Exclusive breast feeding is a novel concept for reducing the risk of HIV transmission; however, its protective effects against morbidity associated with gastrointestinal and respiratory disease are well established, and several biological mechanisms have been investigated to account for these effects.[110] The relevance of these mechanisms to reduced HIV transmission is as yet unknown, but they provide biological plausibility for the observed association. For example, exclusive breast feeding exposes the child to fewer bacterial contaminants and to a restricted range of food antigens. This may reduce immune activation in the gastrointestinal tract. Exclusive breast feeding also facilitates maturation of the infant’s gut and may assist in maintaining the integrity of the intestinal mucosal barrier.[110]

In the Durban study, after 6 months of age, new infections were detected among previously exclusively breast-fed infants, if breast feeding continued supplemented with other foods and liquids.[109] One way to avoid such late postnatal infections, after breast feeding can no longer be exclusive, is abrupt cessation of all breast feeding.
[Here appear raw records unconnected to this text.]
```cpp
size_t aha_hip_cache_len(const aha_model* m) { return m ? m->cache_len : 0; }
int64_t aha_hip_debug_steps_executed(const aha_model* m) { return m ? m->steps_executed : 0; }
int aha_hip_debug_attn_decode_form(const aha_model* m) { return m ? m->last_attn_form : -1; }
int aha_hip_debug_graph_step(aha_model* m, int32_t replays, double* us_launches, double* us_graph) {
  if (!m) return AHA_ERR_INVALID;
  API_GUARD_BEGIN
  if (int rc = engine_owns_cache(m, "debug_graph_step")) return rc;
  return model_debug_graph_step(m, replays, us_launches, us_graph);
  API_GUARD_END
}
int aha_hip_kv_export(aha_model* m, void* out_dev, size_t out_bytes, size_t* bytes_needed, size_t* n_tokens, int64_t* rope_delta) {
  if (!m) return AHA_ERR_INVALID;
  API_GUARD_BEGIN
  if (int rc = engine_owns_cache(m, "kv_export")) return rc;
  return model_kv_export(m, out_dev, out_bytes, bytes_needed, n_tokens, rope_delta);
  API_GUARD_END
}
int aha_hip_kv_import(aha_model* m, const void* in_dev, size_t in_bytes, int32_t src_heads, int32_t src_head0, int32_t dst_head0, int32_t n_heads,
// ... 1593 lines not shown
```

### aha_amd/csrc/kernels.h

```cpp
#pragma once
#include <hip/hip_runtime.h>
#include <stdint.h>

#include <algorithm>
#include <utility>
#include <vector>

namespace aha {

struct KvLayer {
  const uint64_t* page_ptrs;
  uint64_t layer_off;
  int kvh, d;
};

enum GemvEpi { GEMV_STORE = 0, GEMV_RESIDUAL = 1, GEMV_SILU_MUL = 2, GEMV_LOGITS = 3, GEMV_PARTIAL_F32 = 4 };

struct GemvArgs {
  const void* W;
  const void* W2;
  const void* x;
  const void* norm_w;
  const void* residual;
  void* y;
// ... 89 lines not shown
  const void* k_norm_w;
  const float* rope;
  KvLayer kv;
  uint64_t lin_page0 = 0;
  int64_t lin_step = 0;
  int kv_start_v;
  int kv_len_v;
  float* part_o;
  float* part_ml;
  void* o;
  unsigned* head_ctr;
  unsigned ctr_target;
  unsigned long long* trace;
  int nh, kvh, nsplit;
  float eps, scale;
};
void launch_attn_decode_fused(const AttnDecodeFusedArgs& a, hipStream_t st);

struct AttnPrefillArgs {
  const void* q;
  KvLayer kv;
  void* o;
  int S, nh, kvh, d;
  int kv_offset;
  int kv_total;
  int causal;
  float scale;
  int64_t q_ld;
  int nqb;
  int S2 = 0, kv_offset2 = 0, kv_total2 = 0;
  int epi_rows = 0;
// ... 200 lines not shown
```

### aha_amd/csrc/kernels_attn.hip

```cpp
#include <stdio.h>
#include <stdlib.h>

#include "attn_decode_body.h"

namespace aha {

namespace {
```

Early cessation of breast feeding has been floated as an option to reduce postnatal HIV transmission but it has not yet garnered sufficient enthusiasm to spur an evaluation of its capacity to reduce mother-to-child HIV transmission. Although there are continuing benefits of longer duration of breast feeding (>6 months) on infectious disease morbidity and mortality, on child cognitive development, and on extending postpartum amenorrhea, protection accorded by breast feeding from severe and life-threatening conditions is greatest in the first few months of life.[111113] In part, the lack of enthusiasm for early cessation of breast feeding may be because, on its own, it provides no means to reduce early postnatal HIV transmission. If, however, the protective benefits of exclusive breast feeding on postnatal transmission during the first few months of life are supported by further studies, short exclusive breast feeding may be the optimal infant feeding practice. Empiric testing of the safety and efficacy of the concept is of course essential. A concern was raised that breast feeding may have a detrimental effect on the health of HIV-infected mothers.[114] This was not confirmed in another study;[115] however, it is important that studies of interventions to reduce HIV transmission to the infant also include careful evaluation of the effect of these interventions on maternal health.
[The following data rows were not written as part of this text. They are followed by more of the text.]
class _PackRegistry:

    def __init__(self):
        self.groups = {}

    def add(self, device, dtype, src, dst, job):
        g = self.groups.setdefault((device, dtype), {"jobs": [], "table": None, "keep": []})
# ... 168 lines not shown
        h = self.halves_ok(vol, dtype)
        y = _empty_like_vol(x, self.cout)
        stats = torch.empty(x.shape[0], self.cout, 2, dtype=torch.float32, device=x.device)
        for i in range(self.cin // h):
            wi = self.w.detach()[:, i * h:(i + 1) * h]
            pi = self.cache.get(wi, dtype, ("fp", i, h, vol), lambda wi=wi: hip.pack_conv_k3(wi, dtype, vol=vol))
            xi = x[..., i * h:(i + 1) * h]
            if i == 0:
                hip.conv3d_k3(xi, pi, self.b, y, h, self.cout)
            else:
                hip.conv3d_k3_accumulate(xi, pi, y, h, self.cout, stats)
        return y, stats

    def split_ok(self, vol, dtype, ca, cb_) -> bool:
        if (os.environ.get("MSSEG_NO_SPLIT_CAT") or dtype != torch.bfloat16 or ca + cb_ != self.cin or ca != 32 or cb_ != 32
                or self.cout % 32 or vol[0] > 8):
            return False
        return hip.lib().msseg_conv3d_k3_kernel(*vol, 32, self.cout, hip.BF16) == 3

    def fwd_split(self, xa, xb):
        dtype = xa.dtype
        vol = tuple(xa.shape[:4])
        wa, wb = self.w.detach()[:, :32], self.w.detach()[:, 32:]
        pa = self.cache.get(wa, dtype, ("fa", vol), lambda: hip.pack_conv_k3(wa, dtype, vol=vol))
        pb = self.cache.get(wb, dtype, ("fb", vol), lambda: hip.pack_conv_k3(wb, dtype, vol=vol))
        y = _empty_like_vol(xa, self.cout)
        hip.conv3d_k3(xa, pa, self.b, y, 32, self.cout)
        stats = torch.empty(xa.shape[0], self.cout, 2, dtype=torch.float32, device=xa.device)
        hip.conv3d_k3_accumulate(xb, pb, y, 32, self.cout, stats)
        return y, stats

    def dgrad_accumulate_ok(self, dy) -> bool:
        if dy.dtype != torch.bfloat16 or self.cout not in (32, 48) or dy.shape[0] > 4 or os.environ.get("MSSEG_NO_DGRAD_ACCUM"):
            return False
        vol = tuple(dy.shape[:4])
        return hip.lib().msseg_conv3d_k3_kernel(*vol, self.cout, self.cin, hip.BF16) == (4 if self.cout == 48 else 3)

    def bwd(self, x, dy, need_dx=True, dx_out=None, bias_grad_is_zero=False, next_norm=None, accumulate_dx=False):
        dtype = x.dtype
        if self.w.requires_grad:
            g, acc = _grad_buf(self.w)
            if self._gather(dtype):
                hip.conv3d_gather_wgrad(x, dy, g, self.cin, self.cout, 3, 1, 1, acc)
            else:
                hip.conv3d_k3_wgrad(x, dy, g, self.cin, self.cout, acc)
        if self.b is not None and self.b.requires_grad:
            g, acc = _grad_buf(self.b)
            if bias_grad_is_zero:
                if not acc and not getattr(self.b, "_msseg_grad_is_zero", False):
                    g.zero_()
                    self.b._msseg_grad_is_zero = getattr(self.b, "_msseg_gowner", None) is not None
            else:
                hip.channel_sum(dy, g, acc)
        if not need_dx:
            return None
        if self._gather(dtype):
            raise NotImplementedError("input gradient of a few-channel stem conv is never needed on this path")
        vol = tuple(dy.shape[:4])
        if accumulate_dx:
            assert dx_out is not None and next_norm is None and self.dgrad_accumulate_ok(dy)
            wp = self.cache.get(self.w, dtype, ("d", vol),
                                lambda: hip.pack_conv_k3(self.w.detach(), dtype, dgrad=True, vol=vol))
            unused = torch.empty(dy.shape[0], self.cin, 2, dtype=torch.float32, device=dy.device)
            hip.conv3d_k3_accumulate(dy, wp, dx_out, self.cout, self.cin, unused)
            return dx_out
        if hip.conv3d_k3_small_ok(dy, self.cout, self.cin):
            wp = self.cache.get(self.w, dtype, "ds", lambda: hip.pack_conv_k3(self.w.detach(), dtype, dgrad=True, cb=32))
            part, ng = hip.conv3d_k3_small_partials(dy, wp, self.cout, self.cin)
            dx = dx_out if dx_out is not None else _empty_like_vol(dy, self.cin)
            if next_norm is not None:
                nrm, yraw, stats, act = next_norm
                dg, db, acc = _norm_grad_bufs(nrm)
                hip.conv3d_k3_small_bwd_finish(part, ng, dx, (yraw, stats, nrm.gamma, nrm.beta, nrm.eps, nrm.slope),
                                               dg, db, acc)
                return dx, APPLIED
            return hip.conv3d_k3_small_bwd_finish(part, ng, dx)
        wp = self.cache.get(self.w, dtype, ("d", vol),
                            lambda: hip.pack_conv_k3(self.w.detach(), dtype, dgrad=True, vol=vol))
        dx = dx_out if dx_out is not None else _empty_like_vol(dy, self.cin)
        if next_norm is not None:
            nrm, yraw, stats, act = next_norm
            if dy.shape[0] <= 8 and self.cin % 4 == 0:
                dg, db, acc = _norm_grad_bufs(nrm)
                red = hip.conv3d_k3_dgrad_inbwd(dy, wp, dx, self.cout, self.cin, yraw, act, stats, nrm.slope, nrm.eps,
                                                dg, db, acc)
                return dx, red
            hip.conv3d_k3(dy, wp, None, dx, self.cout, self.cin)
            return dx, None
        hip.conv3d_k3(dy, wp, None, dx, self.cout, self.cin)
        return dx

The practicality of achieving exclusive breast feeding among a large proportion of women should not be underestimated. Many barriers to exclusive breast feeding outside the HIV context have been identified, including cultural traditions, work outside the home, maternal health, and perceptions of insufficient milk production.[110] HIV-infected women may be more receptive to modification of infant-feeding practices (given the emotional salience of HIV infection), but additional social, psychological and material barriers may reduce the impact of educational interventions. Food insecurity may contribute as a major impediment to shortening the duration of breast feeding, since in many developing countries, breast feeding continues to provide many children older than 6 months with substantial proportions of their nutrition. Independent of HIV prevention, several studies have demonstrated that it is possible to achieve significant improvements in the uptake and duration of exclusive breast feeding with modest educational interventions.[116118]

3. Conclusions

Several interventions have been shown to be beneficial in reducing mother-to-child HIV transmission in utero, intrapartum and postnatally. Establishing high-quality programs to implement these effective interventions is now the challenge for years to come.

Prevention of mother-to-child HIV infection also cannot be separated from efforts to prevent HIV infection in adults. Prevention of HIV infection in the mothers and fathers of future generations remains the best means of preventing HIV infection in children.